Nero membuka mulutnya, pertanyaan membakar di ujung lidahnya saat suara dari pintu kamar yang terbuka membuatnya mundur. Dia berdiri dan segera melangkah menjauh tepat di saat seorang wanita memasuki ruangan. Nero memperhatikan pola abu-abu di sisi wajahnya dan pakaian yang menandainya sebagai penyembuh sebelum akhirnya benar-benar mundur.
"Aku akan mengurus Nona Cassia mulai dari sini, kamu dipersilakan untuk menunggu di ruangan lain, Griseo Marinus," ucap Penyembuh itu dengan tenang, Nero mengangguk singkat.
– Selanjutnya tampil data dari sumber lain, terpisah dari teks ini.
template <bool GAB, int ITERS, int SK, int PH, int LAY = 0, bool PLAINDIV = false>
__device__ __forceinline__ void restore_fused_body(const FusedArgs& a) {
    using G = Geo<GAB, ITERS>;
    constexpr int NTHR = 512 / PH;
    extern __shared__ float lds[];
    float* A = lds;
    float* sig = lds + 3 * G::PLANE;
    const int W = a.W, H = a.H;
    TileCtx tc;
    tc.W = W;
    tc.H = H;
    const int tiles_x = (W + G::OW - 1) / G::OW, tiles_y = (H + G::OH - 1) / G::OH;
    int ox, oy;
    {
        const int n_tiles = tiles_x * tiles_y;
        const int per_xcd = (n_tiles + 7) >> 3;
        const int tile = (int)(blockIdx.x & 7u) * per_xcd + (int)(blockIdx.x >> 3);
        if (tile >= n_tiles) return;
        ox = (tile % tiles_x) * G::OW;
        oy = (tile / tiles_x) * G::OH;
    }
    tc.ix0 = ox - G::RT;
    tc.iy0 = oy - G::RT;
    tc.edge = tc.ix0 < 0 || tc.iy0 < 0 || tc.ix0 + G::IW > W || tc.iy0 + G::IH > H;

    const int scy0 = max(tc.iy0, 0) >> 3, scx0 = max(tc.ix0, 0) >> 3;
    if (ITERS > 0 && threadIdx.x < 256) {
        const int cy = scy0 + (threadIdx.x >> 4), cx = scx0 + (threadIdx.x & 15);
        float v = 0.0f;
        if (cy < ((H + 7) >> 3) && cx < a.bw) v = a.inv_sigma[cy * a.bw + cx];
        sig[threadIdx.x] = v;
    }
    if (LAY == 1 && !tc.edge) {
        constexpr int NCX = (G::IW + 6) / 8 + 1, NCY = (G::IH + 6) / 8 + 1, TOTAL = NCX * NCY * 16;
        const int cells_w = W >> 3;
        const int ccy0 = tc.iy0 >> 3, ccx0 = tc.ix0 >> 3;
        const uint32_t base = (uint32_t)(ccy0 * cells_w + ccx0) << 6;
#pragma unroll
        for (int k = 0; k < (TOTAL + NTHR - 1) / NTHR; k++) {
            const int idx = (int)threadIdx.x + k * NTHR;
            const int cell = idx >> 4, pc = idx & 15;
            const int cyi = cell / NCX, cxi = cell - cyi * NCX;
            const int y = ((ccy0 + cyi) << 3) + (pc >> 1) - tc.iy0, x = ((ccx0 + cxi) << 3) + ((pc & 1) << 2) - tc.ix0;
            if ((TOTAL % NTHR == 0 || idx < TOTAL) && (unsigned)y < (unsigned)G::IH && x > -4 && x < G::IW) {
                const uint32_t g = base + ((uint32_t)(cyi * cells_w + cxi) << 6) + (uint32_t)(pc << 2);
                const float4 v0 = *reinterpret_cast<const float4*>(a.in[0] + g);
                const float4 v1 = *reinterpret_cast<const float4*>(a.in[1] + g);
                const float4 v2 = *reinterpret_cast<const float4*>(a.in[2] + g);
                float* d = A + y * G::SW + x;
                const float e0[4] = {v0.x, v0.y, v0.z, v0.w}, e1[4] = {v1.x, v1.y, v1.z, v1.w}, e2[4] = {v2.x, v2.y, v2.z, v2.w};
#pragma unroll
                for (int i = 0; i < 4; i++)
                    if ((unsigned)(x + i) < (unsigned)G::IW) {
                        d[i] = e0[i];
                        d[G::PLANE + i] = e1[i];
                        d[2 * G::PLANE + i] = e2[i];
                    }
            }
        }
    } else if (!tc.edge) {
        static_assert(G::IW % 2 == 0, "pairs");
        constexpr int PAIRS = G::IW / 2, TOTAL = PAIRS * G::IH;
        const uint32_t base = (uint32_t)(tc.iy0 * W + tc.ix0);
#pragma unroll
        for (int k = 0; k < (TOTAL + NTHR - 1) / NTHR; k++) {
            const int idx = (int)threadIdx.x + k * NTHR;
            if (idx < TOTAL) {
                const int y = idx / PAIRS, x = (idx - y * PAIRS) * 2;
                const uint32_t g = base + (uint32_t)(y * W + x);
                const f2a4 v0 = *reinterpret_cast<const f2a4*>(a.in[0] + g);
                const f2a4 v1 = *reinterpret_cast<const f2a4*>(a.in[1] + g);
                const f2a4 v2 = *reinterpret_cast<const f2a4*>(a.in[2] + g);
                float* d = A + y * G::SW + x;
                d[0] = v0.x;
                d[1] = v0.y;
                d[G::PLANE] = v1.x;
                d[G::PLANE + 1] = v1.y;
                d[2 * G::PLANE] = v2.x;
                d[2 * G::PLANE + 1] = v2.y;
            }
        }
    } else {
        constexpr int STEP_Y = NTHR / G::IW, STEP_X = NTHR % G::IW;
        int y = threadIdx.x / G::IW, x = threadIdx.x % G::IW;
        const float* __restrict__ in0 = a.in[0];
        const float* __restrict__ in1 = a.in[1];
        const float* __restrict__ in2 = a.in[2];
        while (y < G::IH) {
            int gy = tc.iy0 + y, gx = tc.ix0 + x;
            if (GAB) {
                gy = min(max(gy, 0), H - 1);
                gx = min(max(gx, 0), W - 1);
            } else {
                gy = mirror_c(gy, H);
                gx = mirror_c(gx, W);
            }
            const uint32_t g = LAY == 1 ? plane_tiled_off(W >> 3, gy, gx) : (uint32_t)(gy * W + gx);
            const float v0 = in0[g], v1 = in1[g], v2 = in2[g];
            float* d = A + y * G::SW + x;
            d[0] = v0;
            d[G::PLANE] = v1;
            d[2 * G::PLANE] = v2;
            x += STEP_X;
            y += STEP_Y;
            if (x >= G::IW) {
                x -= G::IW;
                y++;
            }
        }
    }
    __syncthreads();
    float* cur = A;
    int m = 0;
    if (GAB) {
        m = 1;
        constexpr int rw = G::IW - 2, rh = G::IH - 2;
        constexpr int NCOLSEG = NTHR / rw;
        constexpr int SEG = (rh + NCOLSEG - 1) / NCOLSEG;
        constexpr int NSEG = (rh + SEG - 1) / SEG;
        static_assert(NSEG * rw <= NTHR, "one pass");
        const int seg = threadIdx.x / rw, x = threadIdx.x - seg * rw;
        const int y0 = seg * SEG;
        float go[3][SEG];
        if (seg < NSEG) {
#pragma unroll
            for (int c = 0; c < 3; c++) {
                const float* p = cur + c * G::PLANE + y0 * G::SW + x;
                float a0 = p[0], a1 = p[1], a2 = p[2];
                float b0 = p[G::SW], b1 = p[G::SW + 1], b2 = p[G::SW + 2];
                float hs_a = a0 + a2;
                const float wb = a.p.gab_base[c], wa = a.p.gab_adj[c], wd = a.p.gab_diag[c];
#pragma unroll
                for (int k = 0; k < SEG; k++) {
                    if (y0 + k < rh) {
                        const float c0 = p[(k + 2) * G::SW], c1 = p[(k + 2) * G::SW + 1], c2 = p[(k + 2) * G::SW + 2];
                        const float hs_b = b0 + b2;
                        const float adj = hs_b + a1 + c1;
                        const float diag = hs_a + c0 + c2;
                        go[c][k] = wb * b1 + wa * adj + wd * diag;
                        a1 = b1;
                        hs_a = hs_b;
                        b0 = c0; b1 = c1; b2 = c2;
                    }
                }
            }
        }
        __syncthreads();
        if (seg < NSEG) {
#pragma unroll
            for (int c = 0; c < 3; c++) {
                float* o = cur + c * G::PLANE + (y0 + 1) * G::SW + x + 1;
#pragma unroll
                for (int k = 0; k < SEG; k++)
                    if (y0 + k < rh) o[k * G::SW] = go[c][k];
            }
        }
        if (tc.edge && ITERS > 0) mirror_fixup<G, NTHR>(cur, m, G::RE, tc);
        __syncthreads();
    }

    if (SK != SK_PLAIN || tc.edge) restore_epf_stages<GAB, ITERS, SK, PH, true, PLAINDIV>(a, cur, m, tc, sig, scy0, scx0);
    else restore_epf_stages<GAB, ITERS, SK, PH, false, PLAINDIV>(a, cur, m, tc, sig, scy0, scx0);
}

Meski dia tetap tinggal sedikit lebih lama saat Penyembuh mulai merajut kulit dan daging yang rusak. Karena itulah dia masih dapat mendengar kata-kata Penyembuh pada Nona Cassia. "Kaisar memberikan perintah yang spesifik. Aku diminta untuk menyembuhkan dan menghilangkan bekas luka, tapi tidak dengan rasa sakitnya. Itu berarti kamu masih akan merasa sakit untuk setidaknya hari kedelapan."
Jika Nona Cassia memiliki protes keberatan, Nero tidak pernah mendengarnya.
***
Update yay! Argh senang sekali bisa updete, yay yay, aku lupa rasanya kepuasan update seperti ini yuhuuu!!!